Hunt for the word "Wfrag" across the entries below, copying each line that holds it.
#### RECORDS
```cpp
int fvad_launch_panel_gemm3(const float* A, int lda, const float* Wfrag, const float* bias, float* C,
                            int ldc, long rows, int nt, int n_blocks, int S_steps, int K, int act,
                            int n_valid_tiles, int map_T, int map_skip, int n_wg, hipStream_t stream)
{
    if (rows % 256) return -1;
    const int n_last = K - 16 * (S_steps - 1);
    const int tail_r = n_last >= 4 ? 4 : (n_last < 1 ? 4 : n_last);
    const unsigned n_items = (unsigned)((rows / 256) * n_blocks);
    const unsigned grid = n_items < (unsigned)n_wg ? n_items : (unsigned)n_wg;
#define CASE3(NT_, ACT_, SP_)                                                                         \
    if (nt == NT_ && act == ACT_) {                                                                   \
        hipLaunchKernelGGL((panel_gemm3_kernel<NT_, 2, ACT_, SP_, 8>), dim3(grid), dim3(512), 0, stream, \
                           A, lda, Wfrag, bias, C, ldc, S_steps, n_blocks, n_valid_tiles, map_T,      \
                           map_skip, n_items, tail_r);                                                \
        return 0;                                                                                     \
    }
    CASE3(15, FVAD_ACT_NONE, 5)
    CASE3(13, FVAD_ACT_RELU, 5)
    CASE3(11, FVAD_ACT_SIGMOID, 6)
#undef CASE3
    return -1;
}


template <int WAVES>
__device__ __forceinline__ void gru3_issue_slab(const float* __restrict__ src, float* lds_dst, int wave, unsigned lane16)
{
    asm volatile("" : "+v"(lane16));
#pragma unroll
    for (int b = wave; b < 3 * GRU_J; b += WAVES) {
        __builtin_amdgcn_global_load_lds(
            (const __attribute__((address_space(1))) void*)((const __attribute__((address_space(1))) char*)src + b * 1024 + lane16),
            (__attribute__((address_space(3))) void*)(lds_dst + b * 256), 16, 0, 0);
    }
}

template <int WAVES, int D, bool TS3>
__global__ __launch_bounds__(WAVES * 64) void gru_rec3_kernel(const float* __restrict__ gi,
                                                              const float* __restrict__ R2frag,
                                                              const float* __restrict__ bR,
                                                              float* hout, int T, float* hs3)
{
    __shared__ __attribute__((aligned(16))) float slab[2][GRU2_SLAB];
    typedef __attribute__((address_space(3))) float lds_float;

    const int tid = threadIdx.x;
    const int lane = tid & 63;
    const int wave = __builtin_amdgcn_readfirstlane(tid >> 6);
    const int m = lane & 15;
    const int q = lane >> 4;
    typedef const __attribute__((address_space(1))) char* gbytes;
    const size_t seq0 = (size_t)(blockIdx.x * WAVES + wave) * 16;
    gbytes gi_w = (gbytes)(gi + seq0 * T * (3 * GRU_H));
// ... 548 lines not shown
```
########
◆ **RESPONSE**
int fvad_launch_panel_gemm3(const float* A, int lda, const float* Wfrag, const float* bias, float* C,
                           A, lda, Wfrag, bias, C, ldc, S_steps, n_blocks, n_valid_tiles, map_T,      \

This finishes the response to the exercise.